Digit to give thier mag for 10 Rs ( 4 DVD`s included ) LOL

Google to go open source on thier google search engine !!!

Airtel to launch free phone + sim card with 50 years vaildity ( talk about marketting trick !!! )

Whts your rumour list ??

Start your creativity !!!


----------



## mrintech (Dec 6, 2008)

naveen_reloaded is going to be new Chief Minister of Mumbai  He want to fight terrorism by Technology.
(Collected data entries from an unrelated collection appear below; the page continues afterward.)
static int table_build(Ctx* c, hipStream_t st, const Bases* b, bool wait) {
    MsmTable t;
    t.n = b->n;
    t.wp = pick_plan(b->n);
    if ((size_t)t.wp.W * t.n >= ((size_t)1 << 31)) return EZKL_ERR_UNSUPPORTED;
    EZ_HIP(hipMalloc(&t.tab, (size_t)t.wp.W * t.n * sizeof(g1a_t)));
    EZ_HIP(hipMemcpyAsync(t.tab, b->pts, t.n * sizeof(g1a_t), hipMemcpyDeviceToDevice, st));
    for (uint32_t w = 1; w < t.wp.W; w++)
        hipLaunchKernelGGL(msm_precompute_kernel, dim3(cdiv(t.n, 256)), dim3(256), 0, st, t.tab + (size_t)(w - 1) * t.n,
                           t.tab + (size_t)w * t.n, t.n, t.wp.width(w - 1));
    hipLaunchKernelGGL(msm_table_to_r261_kernel, dim3(cdiv((size_t)t.wp.W * t.n, 256)), dim3(256), 0, st, t.tab, (size_t)t.wp.W * t.n);
    EZ_HIP(hipGetLastError());
    EZ_HIP(hipEventCreateWithFlags(&t.ready, hipEventDisableTiming));
    EZ_HIP(hipEventRecord(t.ready, st));
    if (wait) {
        EZ_HIP(hipStreamSynchronize(st));
        t.synced = true;
    }
    g_tables[b] = t;
    return EZKL_OK;
}
static int table_get(Ctx* c, hipStream_t st, const Bases* b, MsmTable** out) {
    auto it = g_tables.find(b);
    if (it == g_tables.end()) {
        int rc = table_build(c, st, b, true);
        if (rc) return rc;
        it = g_tables.find(b);
    }
    if (!it->second.synced) {
        EZ_HIP(hipEventSynchronize(it->second.ready));
        it->second.synced = true;
    }
    *out = &it->second;
    return EZKL_OK;
}
int msm_table_prepare(Ctx* c, const Bases* b) {
    if (g_tables.count(b)) return EZKL_OK;
    if (!g_table_stream) EZ_HIP(hipStreamCreateWithFlags(&g_table_stream, hipStreamNonBlocking));
    return table_build(c, g_table_stream, b, false);
}
void msm_table_drop(const Bases* b) {
    auto it = g_tables.find(b);
    if (it != g_tables.end()) {
        if (it->second.ready) { (void)hipEventSynchronize(it->second.ready); (void)hipEventDestroy(it->second.ready); }
        (void)hipFree(it->second.tab);
        g_tables.erase(it);
    }
}

static constexpr size_t MSM_MAX_GROUP = 16;
static int slot_prepare(MsmSlot& sl, size_t bytes, size_t msms = 1) {
    if (!sl.st) {
        EZ_HIP(stream_create_prio(&sl.st, "EZKL_HIP_PRIO_MSM", 0));
        EZ_HIP(hipEventCreateWithFlags(&sl.done, hipEventDisableTiming));
        EZ_HIP(hipHostMalloc((void**)&sl.list_pinned, MSM_MAX_GROUP * sizeof(void*), hipHostMallocDefault));
    }
    if (msms > sl.pinned_msms) {
        if (sl.pinned) {
            EZ_HIP(hipStreamSynchronize(sl.st));
            EZ_HIP(hipHostFree(sl.pinned));
            sl.pinned = nullptr;
        }
        EZ_HIP(hipHostMalloc((void**)&sl.pinned, msms * 32 * sizeof(g1x29_t), hipHostMallocDefault));
        EZ_HIP(hipHostGetDevicePointer(&sl.pinned_dev, sl.pinned, 0));
        sl.pinned_msms = msms;
    }
    if (bytes > sl.scratch_bytes) {
        if (sl.scratch) {
            EZ_HIP(hipStreamSynchronize(sl.st));
            EZ_HIP(hipFree(sl.scratch));
            sl.scratch = nullptr;
            sl.scratch_bytes = 0;
        }
        size_t want = bytes + (bytes >> 4);
        EZ_HIP(hipMalloc((void**)&sl.scratch, want));
        sl.scratch_bytes = want;
    }
    return EZKL_OK;
}
static int msm_finish(MsmSlot& sl, void* out_host = nullptr, bool release = true) {
    if (!out_host) out_host = sl.out;
    EZ_HIP(hipEventSynchronize(sl.done));
    for (uint32_t j = 0; j < sl.count; j++) {
        const uint32_t* hp = sl.pinned + (size_t)j * 32 * 36;
        h64::xyzz acc = h64::identity();
        for (int k = (int)sl.bits - 1; k >= 0; k--) {
            acc = h64::dbl(acc);
            acc = h64::add(acc, h64::from_limbs29_point(hp + 36 * (1 + k)));
        }
        acc = h64::add(acc, h64::from_limbs29_point(hp));
        h64::aff r = h64::to_affine(acc);
        memcpy((uint8_t*)out_host + 64 * (size_t)j, &r, 64);
    }
    if (release) sl.busy = false;
    return EZKL_OK;
}

static size_t msm_group_size(const MsmTable* T, size_t n, bool small_scalars, size_t batch = 0) {
    if (const char* e = getenv("EZKL_MSM_GROUP")) {
        const int v = atoi(e);
        if (v >= 1 && v <= (int)MSM_MAX_GROUP) return (size_t)v;
    }
    (void)T; (void)n; (void)batch;
    if (small_scalars) {
        static const int small = [] { const char* e = getenv("EZKL_MSM_GROUP_SMALL"); const int v = e ? atoi(e) : 0; return v >= 1 && v <= (int)MSM_MAX_GROUP ? v : 6; }();
        return (size_t)small;
    }
    static const int big = [] { const char* e = getenv("EZKL_MSM_GROUP_BIG"); const int v = e ? atoi(e) : 0; return v >= 1 && v <= (int)MSM_MAX_GROUP ? v : 4; }();
    return (size_t)big;
}
static int msm_enqueue(Ctx* c, MsmSlot& sl, hipStream_t st, MsmTable* T, size_t base_offset, const fe_t* const* cols, size_t count, size_t n, bool timed) {
    int rc = EZKL_OK;
    if (count < 1 || count > MSM_MAX_GROUP) return EZKL_ERR_INVALID;
    const unsigned Z = (unsigned)count;
    const fe_t* scalars = cols[0];
    const WinPlan wp = T->wp;
    const uint32_t W = wp.W, bits = wp.cmax() - 1;
    const uint32_t nb = 1u << bits;
    const size_t npairs = n * W;
    uint32_t PB = bits < 10 ? bits : 10;
    while (PB < bits && PB < MSM_MAX_PART_BITS && (npairs >> PB) > (size_t)MSM_BINSORT_STAGE * 9 / 10) PB++;
    const uint32_t LB = bits - PB, NP = 1u << PB;
    int& acc_blocks_per_cu = msm_state().acc_blocks_per_cu;
    if (!acc_blocks_per_cu) {
        EZ_HIP(hipFuncSetAttribute((const void*)msm_binsort_kernel, hipFuncAttributeMaxDynamicSharedMemorySize, 96 * 1024));
        EZ_HIP(hipFuncSetAttribute((const void*)msm_partition_kernel, hipFuncAttributeMaxDynamicSharedMemorySize, 144 * 1024));
        EZ_HIP(hipOccupancyMaxActiveBlocksPerMultiprocessor(&acc_blocks_per_cu, msm_accumulate_kernel, 256, 0));
        if (acc_blocks_per_cu < 1) acc_blocks_per_cu = 1;
    }
    const size_t resident = (size_t)acc_blocks_per_cu * 256 * c->num_cus;
    const size_t load = npairs >> bits, per_lane = load * 9 / 10 > 40 ? load * 9 / 10 : 40;
    size_t rounds = npairs / (resident * per_lane);
    if (rounds < 1) rounds = 1;
    uint32_t L = (uint32_t)((npairs + resident * rounds - 1) / (resident * rounds));
    if (L < 8) L = 8;
    if (const char* e = getenv("EZKL_MSM_L")) {
        const int v = atoi(e);
        if (v > 0 && v < (1 << 20)) L = (uint32_t)v;
    }
    const uint32_t nlanes = cdiv(npairs, L);
    static const uint32_t lmin = [] { const char* e = getenv("EZKL_MSM_LMIN"); const int v = e ? atoi(e) : 0; return (uint32_t)(v >= 1 && v <= 4096 ? v : (int)MSM_LMIN); }();
    constexpr uint32_t coop = 7;
    static const uint32_t span_heavy = [] { const char* e = getenv("EZKL_MSM_SPAN"); const int v = e ? atoi(e) : 0; return (uint32_t)(v >= 1 && v <= 4096 ? v : (int)MSM_SPAN_HEAVY); }();
    ReduceGeom rg;
    memset(&rg, 0, sizeof rg);
    if (LB > 0) {
        rg.wA = LB; rg.wsA = PB;
        rg.wB = (PB + 1) / 2; rg.wsB = 0;
        rg.wC = PB - rg.wB; rg.wsC = rg.wB;
    } else {
        rg.wA = (bits + 2) / 3; rg.wsA = 0;
        rg.wB = (bits - rg.wA + 1) / 2; rg.wsB = rg.wA;
        rg.wC = bits - rg.wA - rg.wB; rg.wsC = rg.wA + rg.wB;
    }
    {
        const uint32_t rows = 1u << (rg.wB + rg.wC), cols = 1u << rg.wA;
        uint32_t E = MSM_DIGIT_E;
        if (const char* e = getenv("EZKL_MSM_E")) {
            const int v = atoi(e);
            if (v > 0 && v <= 1024 && (v & (v - 1)) == 0) E = (uint32_t)v;
        }
        rg.EA = rows < E ? rows : E; rg.GA = rows / rg.EA;
        rg.ET = cols < E ? cols : E; rg.GT = cols / rg.ET;
    }
    const uint32_t nA = 1u << rg.wA, nT = 1u << (rg.wB + rg.wC);
    const uint32_t n_partA = nA * rg.GA, n_partT = nT * rg.GT;
    const uint32_t nplanes = 1 + bits;
    size_t per_block = MSM_PART_STAGE / W / 64 * 64;
    {
        const size_t lds_words = (144u << 10) / 4, fixed = 3 * ((size_t)NP + 2);
        const size_t fit = lds_words > fixed ? (lds_words - fixed) / (2 * (size_t)W) / 64 * 64 : 64;
        if (per_block > fit) per_block = fit;
    }
    if (per_block > 1024) per_block = 1024;
    if (per_block < 64) per_block = 64;
    const unsigned sgrid = cdiv(n, per_block);
    auto al = [](size_t x) { return (x + 255) & ~(size_t)255; };
    size_t off = 0;
    auto carve = [&](size_t bytes) { size_t o = off; off += al(bytes); return o; };
    size_t o_list = carve(MSM_MAX_GROUP * sizeof(void*));
    size_t o_ent = carve(npairs * 8), o_vals = carve(npairs * 4), o_offs = carve(((size_t)nb + 1) * 4);
    const uint32_t NQ = NP + 1;
    size_t o_pcnt = carve((NQ + 1) * 4), o_pbase = carve((NQ + 1) * 4), o_wgh = carve((size_t)sgrid * NQ * 4), o_wgc = carve((size_t)sgrid * NQ * 4);
    size_t o_heavy = carve((size_t)nb * 4), o_chunks = carve(((size_t)nlanes + 1) * 4);
    const size_t nbins = (size_t)1 << LB;
    size_t o_hcnt = carve(256), o_btot = carve(MSM_MAX_BIG * nbins * 4), o_planes = carve((size_t)nplanes * sizeof(g1x29_t));
    const size_t zero_bytes = off - o_hcnt;
    size_t o_bflag = carve((size_t)NP * 4), o_blist = carve(MSM_MAX_BIG * 4),
           o_boff = carve((size_t)MSM_MAX_BIG * MSM_BIG_BLOCKS * nbins * 4);
    size_t o_lfirst = carve((size_t)nlanes * 4);
    size_t o_bkt = carve((size_t)nb * sizeof(g1x29_t));
    size_t o_head = carve((size_t)nlanes * sizeof(g1x29_t)), o_tail = carve((size_t)nlanes * sizeof(g1x29_t));
    size_t o_partA = carve((size_t)n_partA * sizeof(g1x29_t)), o_partT = carve((size_t)n_partT * sizeof(g1x29_t));
    size_t o_SA = carve((size_t)nA * sizeof(g1x29_t)), o_T = carve((size_t)nT * sizeof(g1x29_t));
    const size_t bstride = count > 1 ? off : 0;
    rc = slot_prepare(sl, off * count, count);
    if (rc) return rc;
    uint8_t* S = sl.scratch;
    const fe_t* const* scal_list = nullptr;
    if (count > 1) {
        for (size_t j = 0; j < count; j++) sl.list_pinned[j] = cols[j];
        EZ_HIP(hipMemcpyAsync(S + o_list, sl.list_pinned, count * sizeof(void*), hipMemcpyHostToDevice, st));
        scal_list = (const fe_t* const*)(S + o_list);
    }
    uint2* entries = (uint2*)(S + o_ent);
    uint32_t* vals = (uint32_t*)(S + o_vals);
    uint32_t* offs = (uint32_t*)(S + o_offs);
    uint32_t *pcnt = (uint32_t*)(S + o_pcnt), *pbase = (uint32_t*)(S + o_pbase), *wghist = (uint32_t*)(S + o_wgh), *wgcnt = (uint32_t*)(S + o_wgc);
    uint32_t *heavy = (uint32_t*)(S + o_heavy), *hcnt = (uint32_t*)(S + o_hcnt), *chunks = (uint32_t*)(S + o_chunks);
    uint32_t* lfirst = (uint32_t*)(S + o_lfirst);
    uint32_t *bflag = (uint32_t*)(S + o_bflag), *blist = (uint32_t*)(S + o_blist), *btot = (uint32_t*)(S + o_btot), *boff = (uint32_t*)(S + o_boff);
    uint32_t* bcnt = hcnt + 2;
    g1x29_t *bkt = (g1x29_t*)(S + o_bkt), *head = (g1x29_t*)(S + o_head), *tail = (g1x29_t*)(S + o_tail);
    g1x29_t *partA = (g1x29_t*)(S + o_partA), *partT = (g1x29_t*)(S + o_partT), *SA = (g1x29_t*)(S + o_SA), *TT = (g1x29_t*)(S + o_T);
    g1x29_t* planes = (g1x29_t*)(S + o_planes);

    hipEvent_t m0 = nullptr, m1 = nullptr, a0 = nullptr, a1 = nullptr;
    bool timed_chain = timed;
    if (timed) {
        const char* tm = getenv("EZKL_HIP_TIMING");
        if (tm && !strcmp(tm, "none")) timed = timed_chain = false;
        else if (tm && !strcmp(tm, "kernel")) timed_chain = false;
    }
    if (timed) {
        if (timed_chain && (rc = ev_pair(c, "msm", &m0, &m1))) return rc;
        if ((rc = ev_pair(c, "msm_accumulate", &a0, &a1))) return rc;
        if (timed_chain) EZ_HIP(hipEventRecord(m0, st));
    }
    hipLaunchKernelGGL(msm_hist_kernel, dim3(sgrid, 1, Z), dim3(256), 0, st, scalars, n, per_block, wp, LB, NP, wghist, wgcnt, scal_list, hcnt,
                       (uint32_t)(zero_bytes / 4), bstride);
    hipLaunchKernelGGL(msm_hist_scan_kernel, dim3(cdiv(NQ, 32), 1, Z), dim3(1024), 0, st, wghist, sgrid, NQ, pcnt, bstride);
    hipLaunchKernelGGL(msm_part_scan_kernel, dim3(1, 1, Z), dim3(1024), 0, st, pcnt, NQ, pbase, bflag, blist, bcnt, bstride);
    hipLaunchKernelGGL(msm_partition_kernel, dim3(sgrid, 1, Z), dim3((unsigned)per_block), (3 * ((size_t)NQ + 1) + 2 * per_block * W) * 4, st, scalars, n, per_block, wp,
                       LB, NP, base_offset, T->n, pbase, wghist, wgcnt, entries, vals, scal_list, bstride);
    hipLaunchKernelGGL(msm_binsort_kernel, dim3(NP + MSM_BIG_BLOCKS * MSM_BIG_ROWS, 1, Z), dim3(512), MSM_BINSORT_STAGE * 4, st, entries, pbase, LB, NP, bflag, offs,
                       vals, bkt, blist, bcnt, btot, boff, bstride);
    hipLaunchKernelGGL(msm_bigsort_scatter_kernel, dim3(MSM_BIG_BLOCKS, MSM_BIG_ROWS, Z), dim3(512), 0, st, entries, pbase, LB, blist, bcnt, btot, boff, offs,
                       vals, bkt, bstride);
    if (timed) EZ_HIP(hipEventRecord(a0, st));
    hipLaunchKernelGGL(msm_accumulate_kernel, dim3(cdiv(nlanes, 256), 1, Z), dim3(256), 0, st, T->tab, offs, vals, nb, nlanes, bkt, head, tail,
                       lfirst, lmin, bstride);
    if (timed) EZ_HIP(hipEventRecord(a1, st));
    if (nlanes > 1)
    {
        hipLaunchKernelGGL(msm_fixup_boundary_tree_kernel, dim3(cdiv(nlanes - 1, 256), 1, Z), dim3(256), 0, st, offs, nb, nlanes, lfirst, head, tail, bkt,
                           heavy, hcnt, chunks, lmin, span_heavy, bstride);
    }
    {
        size_t max_heavy = nlanes / span_heavy + 1;
        const size_t heavy_wgs = (max_heavy + 3) / 4;
        unsigned hb = (unsigned)(heavy_wgs < (size_t)c->num_cus * 4 ? heavy_wgs : (size_t)c->num_cus * 4);
        size_t max_chunks = nlanes / MSM_HEAVY_CHUNK + max_heavy;
        const size_t chunk_wgs = (max_chunks + 3) / 4;
        unsigned cb = (unsigned)(chunk_wgs < (size_t)c->num_cus * 4 ? chunk_wgs : (size_t)c->num_cus * 4);
        hipLaunchKernelGGL(msm_fixup_heavy1_kernel, dim3(cb, 1, Z), dim3(256), 0, st, offs, nb, nlanes, lfirst, head, tail, bkt, chunks, hcnt, lmin, coop & 4u, bstride);
        hipLaunchKernelGGL(msm_fixup_heavy2_kernel, dim3(hb, 1, Z), dim3(256), 0, st, offs, nb, nlanes, head, tail, heavy, hcnt, bkt, lmin, coop & 4u, bstride);
    }
    {
        const uint32_t th = n_partA > n_partT ? n_partA : n_partT;
        hipLaunchKernelGGL(msm_reduce1_kernel, dim3(cdiv(th, 256), 2, Z), dim3(256), 0, st, bkt, rg, partA, partT, bstride);
        auto pow2_le = [](uint32_t x) { uint32_t p = 1; while (p * 2 <= x) p *= 2; return p; };
        uint32_t lanesA = pow2_le(rg.GA < 64 ? rg.GA : 64), lanesT = pow2_le(rg.GT < 64 ? rg.GT : 64);
        auto waves = [&](uint32_t nout, uint32_t lanes) { return cdiv(nout, 64 / lanes); };
        while (waves(nA, lanesA) + waves(nT, lanesT) > (unsigned)c->num_cus * 4 && (lanesA > 1 || lanesT > 1)) {
            if (lanesT > 1 && waves(nT, lanesT) >= waves(nA, lanesA)) lanesT >>= 1; else if (lanesA > 1) lanesA >>= 1; else lanesT >>= 1;
        }
        const uint32_t blocksA = waves(nA, lanesA);
        hipLaunchKernelGGL(msm_reduce2_kernel, dim3(blocksA + waves(nT, lanesT), 1, Z), dim3(64), 0, st, partA, partT, rg, SA, TT, lanesA, lanesT, blocksA, coop & 1u, bstride);
        hipLaunchKernelGGL(msm_planes_kernel, dim3(nplanes, 1, Z), dim3(256), 0, st, SA, TT, rg, planes, (g1x29_t*)sl.pinned_dev,
                           coop & 10u, bstride);
    }
    EZ_HIP(hipGetLastError());
    if (getenv("EZKL_MSM_DEBUG")) {
        uint32_t hc = 0;
        EZ_HIP(hipMemcpyAsync(&hc, hcnt, 4, hipMemcpyDeviceToHost, st));
        EZ_HIP(hipStreamSynchronize(st));
        fprintf(stderr, "[msm] n=%zu W=%u bits=%u L=%u nlanes=%u heavy=%u\n", n, W, bits, L, nlanes, hc);
    }
    if (timed_chain) EZ_HIP(hipEventRecord(m1, st));
    EZ_HIP(hipEventRecord(sl.done, st));
    sl.bits = bits;
    sl.count = (uint32_t)count;
    sl.busy = true;
    return EZKL_OK;
}
static int msm_run_groups(Ctx* c, MsmTable* T, size_t base_offset, const fe_t* const* cols, size_t batch, size_t n, void* out_host,
                          const hipEvent_t* wait_ev, bool small_scalars) {
    const size_t G = msm_group_size(T, n, small_scalars, batch);
    static const bool dbg = getenv("EZKL_MSM_DEBUG") != nullptr;
    if (dbg) fprintf(stderr, "[ezkl_hip] msm batch: %zu columns of %zu points, %s scalars, groups of %zu\n", batch, n, small_scalars ? "witness-shaped" : "general", G);
    int rc = EZKL_OK;
    size_t gi = 0;
    for (size_t j0 = 0; j0 < batch && !rc; gi++) {
        size_t cnt = batch - j0 < G ? batch - j0 : G;
        if (wait_ev && j0 > 0) {
            const size_t left = batch - j0;
            cnt = left <= 2 ? 1 : std::min(G, (left + 1) / 2);
        }
        MsmSlot& sl = g_slots[gi % MSM_SLOTS];
        if (sl.busy) rc = msm_finish(sl);
        if (!rc) rc = slot_prepare(sl, 0);
        for (size_t j = 0; wait_ev && j < cnt && !rc; j++)
            if (hipStreamWaitEvent(sl.st, wait_ev[j0 + j], 0) != hipSuccess) rc = EZKL_ERR_HIP;
        if (!rc) {
            sl.out = (uint8_t*)out_host + 64 * j0;
            rc = msm_enqueue(c, sl, sl.st, T, base_offset, cols + j0, cnt, n, false);
        }
        j0 += cnt;
    }
    for (size_t k = 0; k < (size_t)MSM_SLOTS; k++) {
        MsmSlot& sl = g_slots[(gi + k) % MSM_SLOTS];
        if (!sl.busy) continue;
        if (!rc) rc = msm_finish(sl);
        else { (void)hipStreamSynchronize(sl.st); sl.busy = false; }
    }
    return rc;
}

For this he is making mass use of Windows Vista Operating System, which is the best est and bug free OS till date


----------



## naveen_reloaded (Dec 6, 2008)

^^^ LOL 

and mrintech will be his IT minister LOL


----------



## mrintech (Dec 6, 2008)

Me making a Film *Bandar Bana Shitaan (Monkey became Evil)*.Though the film is under production, still here's a glimpse of the film.

*i109.photobucket.com/albums/n58/imu1987/pics/image001-1.gif

The Hero and Heroin are yet to be decided. If anyone right here are interested than please PM urgently. The payment will be 10/- per day and the film is expected to be completed in 1 Month.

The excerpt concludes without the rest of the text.